Re page load time: I'm using asynchronous loading of the scripts. This allows
the page to load fully, and the JavaScript is loaded in the background.

It's not completely cross browser, but speeds things up for people with modern
browsers. There may be a similar approach for adwords, but I wouldn't know for
sure.

------
thinkzig
Please consider changing the background and font combination. The "DISCOVER
HOW PEOPLE INTERACT WITH YOUR WEBSITE" is very difficult to read and the light
gray on darker gray text on the left is almost just as bad.

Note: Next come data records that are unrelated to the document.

@@ -426,7 +454,7 @@
                 if (want_insert && grp == q) {
                     const K ck = canon_at<K>(pk, cpos, k);
                     sl = dict_find_or_insert<true>(D, ck, created);
-                    atomicMin((unsigned long long*)tent_ptr(D, sl), (unsigned long long)g);
+                    tent_propose(D, sl, round, g);
                     const uint32_t pb = window_bit(ck);
                     atomicOr(&D.pbits[pb >> 5], 1u << (pb & 31));
                     V.status[i] = ST_UNRESOLVED; V.cand_pos[i] = cpos; V.cand_slot[i] = sl;
@@ -451,19 +479,19 @@
     }
 }
 void launch_lookup_cand(hipStream_t s, ReadsDev R, BloomDev B, const uint16_t* rv16, DictDev D, ResolveDev V,
-                        uint64_t w0, uint64_t w1, uint64_t first_global, uint32_t* ulist, uint32_t* ucount, unsigned long long* trace,
+                        uint64_t w0, uint64_t w1, uint64_t first_global, uint32_t* ulist, uint32_t* ucount, uint32_t round, unsigned long long* trace,
                         uint64_t* xres, uint64_t xbase, bool dry) {
     if (w1 <= w0) return;
     if (trace && !dry) { DISPATCH_K(R.k, hipLaunchKernelGGL((k_lookup_cand<K, true>), dim3(grid_for(w1 - w0, 16, 256 * 16)), dim3(256), 0, s, R, B, rv16, D, V, w0, w1,
-                                                           first_global, ulist, ucount, trace, xres, xbase, 0u)); return; }
+                                                           first_global, ulist, ucount, round, trace, xres, xbase, 0u)); return; }
     const uint32_t per_cu = [] { const char* e = getenv("LEON_LOOKUP_BLOCKS_PER_CU"); const int v = e ? atoi(e) : 0; return v > 0 && v <= 1024 ? (uint32_t)v : 16u; }();
     DISPATCH_K(R.k, hipLaunchKernelGGL((k_lookup_cand<K, false>), dim3(grid_for(w1 - w0, 16, 256 * per_cu)), dim3(256), 0, s, R, B, rv16, D, V, w0, w1,
-                                       first_global, ulist, ucount, trace, xres, xbase, dry ? 1u : 0u));
+                                       first_global, ulist, ucount, round, trace, xres, xbase, dry ? 1u : 0u));
 }
 
 template <typename K>
 __global__ void __launch_bounds__(256) k_lookup_apply(ReadsDev R, DictDev D, ResolveDev V, uint64_t w0, uint64_t w1, uint64_t s0, uint64_t s1,
-                                                     uint64_t first_global, const uint64_t* xres, uint32_t* ulist, uint32_t* ucount) {
+                                                     uint64_t first_global, const uint64_t* xres, uint32_t* ulist, uint32_t* ucount, uint32_t round) {
     __shared__ uint32_t wave_n[4], wave_new[4], block_at;
     const uint32_t lane = lane_id(), wv = threadIdx.x >> 6, k = R.k;
     const uint64_t before = s0 - w0, n_out = (w1 - w0) - (s1 - s0);
@@ -489,7 +517,7 @@
         auto propose = [&]() {
             const K ck = canon_at<K>(pk, pos, k);
             const uint32_t sl = dict_find_or_insert<true>(D, ck, created);
-            atomicMin((unsigned long long*)tent_ptr(D, sl), (unsigned long long)g);
+            tent_propose(D, sl, round, g);
             const uint32_t pb = window_bit(ck);
             atomicOr(&D.pbits[pb >> 5], 1u << (pb & 31));
             V.status[i] = ST_UNRESOLVED; V.cand_pos[i] = pos; V.cand_slot[i] = sl;
@@ -517,16 +545,16 @@
     }
 }
 void launch_lookup_apply(hipStream_t s, ReadsDev R, DictDev D, ResolveDev V, uint64_t w0, uint64_t w1, uint64_t s0, uint64_t s1,
-                         uint64_t first_global, const uint64_t* xres, uint32_t* ulist, uint32_t* ucount) {
+                         uint64_t first_global, const uint64_t* xres, uint32_t* ulist, uint32_t* ucount, uint32_t round) {
     if (w1 - w0 <= s1 - s0) return;
     DISPATCH_K(R.k, hipLaunchKernelGGL(k_lookup_apply<K>, dim3(grid_for((w1 - w0) - (s1 - s0), 256, 256 * 16)), dim3(256), 0, s, R, D, V, w0, w1, s0, s1,
-                                       first_global, xres, ulist, ucount));
-}
-
-template <typename K>
+                                       first_global, xres, ulist, ucount, round));
+}
+
+template <typename K, bool FUSED>
 __global__ void __launch_bounds__(256) k_check(ReadsDev R, DictDev D, ResolveDev V, uint64_t first_global,
                                               const uint32_t* ulist, const uint32_t* ucount,
-                                              uint32_t* next_list, uint32_t* next_count) {
+                                              uint32_t* next_list, uint32_t* next_count, uint32_t round) {
     const uint32_t lane = lane_id(), k = R.k;
     const uint32_t grp = lane >> 4, l = lane & 15, gbase = grp * 16;
     const uint64_t wave = (blockIdx.x * (uint64_t)blockDim.x + threadIdx.x) >> 6;
@@ -569,7 +597,7 @@
                     const uint32_t slot = dict_find(D, cn, fin);
                     if (slot != 0xFFFFFFFFu) {
                         f = fin < g;
-                        t = *tent_ptr(D, slot) < g;
+                        t = tent_of(D, slot, round) < g;
                     }
                 }
             }
@@ -584,7 +612,10 @@
         const bool blocked = have && !anyfin && anyblock;
         const unsigned long long bm = __ballot(blocked && l == 0);
         if (bm) {
-            if (blocked && l == 0) my_list[n_list + (uint32_t)__popcll(bm & ((1ull << lane) - 1))] = i;
+            if (blocked && l == 0) {
+                my_list[n_list + (uint32_t)__popcll(bm & ((1ull << lane) - 1))] = i;
+                if (FUSED) tent_propose(D, V.cand_slot[i], round + 1u, g);
+            }
             n_list += (uint32_t)__popcll(bm);
             if (n_list > 64 - 4) flush_list();
         }
@@ -610,32 +641,34 @@
     flush_list();
 }
 void launch_check(hipStream_t s, ReadsDev R, DictDev D, ResolveDev V, uint64_t first_global, const uint32_t* ulist,
-                  const uint32_t* ucount, uint32_t max_count, uint32_t* next_list, uint32_t* next_count) {
+                  const uint32_t* ucount, uint32_t max_count, uint32_t* next_list, uint32_t* next_count, uint32_t round, bool fused) {
     if (!max_count) return;
-    DISPATCH_K(R.k, hipLaunchKernelGGL(k_check<K>, dim3(grid_for(max_count, 16, 256 * 16)), dim3(256), 0, s, R, D, V, first_global, ulist,
-                                       ucount, next_list, next_count));
-}
-
-__global__ void k_reset_tent(DictDev D, ResolveDev V, const uint32_t* list, const uint32_t* count) {
+    if (fused) DISPATCH_K(R.k, hipLaunchKernelGGL((k_check<K, true>), dim3(grid_for(max_count, 16, 256 * 16)), dim3(256), 0, s, R, D, V, first_global, ulist,
+                                                  ucount, next_list, next_count, round));
+    else DISPATCH_K(R.k, hipLaunchKernelGGL((k_check<K, false>), dim3(grid_for(max_count, 16, 256 * 16)), dim3(256), 0, s, R, D, V, first_global, ulist,
+                                            ucount, next_list, next_count, round));
+}
+
+__global__ void k_reset_tent(DictDev D, ResolveDev V, const uint32_t* list, const uint32_t* count, uint32_t round) {
     uint32_t n = *count;
     for (uint64_t e = blockIdx.x * (uint64_t)blockDim.x + threadIdx.x; e < n; e += (uint64_t)gridDim.x * blockDim.x)
-        *tent_ptr(D, V.cand_slot[list[e]]) = IDX_INF;
-}
-void launch_reset_tent(hipStream_t s, DictDev D, ResolveDev V, const uint32_t* list, const uint32_t* count, uint32_t max_count) {
+        *tent_ptr(D, V.cand_slot[list[e]], round) = IDX_INF;
+}
+void launch_reset_tent(hipStream_t s, DictDev D, ResolveDev V, const uint32_t* list, const uint32_t* count, uint32_t max_count, uint32_t round) {
     if (!max_count) return;
-    hipLaunchKernelGGL(k_reset_tent, dim3(grid_for(max_count, 256)), dim3(256), 0, s, D, V, list, count);
-}
-__global__ void k_propose(DictDev D, ResolveDev V, uint64_t first_global, const uint32_t* list, const uint32_t* count) {
+    hipLaunchKernelGGL(k_reset_tent, dim3(grid_for(max_count, 256)), dim3(256), 0, s, D, V, list, count, round);
+}
+__global__ void k_propose(DictDev D, ResolveDev V, uint64_t first_global, const uint32_t* list, const uint32_t* count, uint32_t round) {
     uint32_t n = *count;
     for (uint64_t e = blockIdx.x * (uint64_t)blockDim.x + threadIdx.x; e < n; e += (uint64_t)gridDim.x * blockDim.x) {
         uint32_t i = list[e];
-        atomicMin((unsigned long long*)tent_ptr(D, V.cand_slot[i]), (unsigned long long)(first_global + i));
+        tent_propose(D, V.cand_slot[i], round, first_global + i);
     }
 }
 void launch_propose(hipStream_t s, DictDev D, ResolveDev V, uint64_t first_global, const uint32_t* list,
-                    const uint32_t* count, uint32_t max_count) {
+                    const uint32_t* count, uint32_t max_count, uint32_t round) {
     if (!max_count) return;
-    hipLaunchKernelGGL(k_propose, dim3(grid_for(max_count, 256)), dim3(256), 0, s, D, V, first_global, list, count);
+    hipLaunchKernelGGL(k_propose, dim3(grid_for(max_count, 256)), dim3(256), 0, s, D, V, first_global, list, count, round);
 }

I'm using the latest version of Chrome on Windows 7 if that helps.

------
JoshTriplett
I appreciate the simplicity of "just paste a small javascript snippet", but
for more secure sites I'd like to have some documentation on how to integrate
this without sourcing third-party javascript from a page.

------
rstocker99
This is something that I've wanted for awhile. Even better would be recording
session data your collecting and then giving a means to play it back so you
can actually "see" the what the user does. Maybe using Selenium or something
for the playback. This later feature would be killer for business users who
would likely find the current event stream a bit intimidating.

I think your right though. Being able to watch 20ish user sessions for
particular flows would really help you understand how to tweak things to
improve conversion rates.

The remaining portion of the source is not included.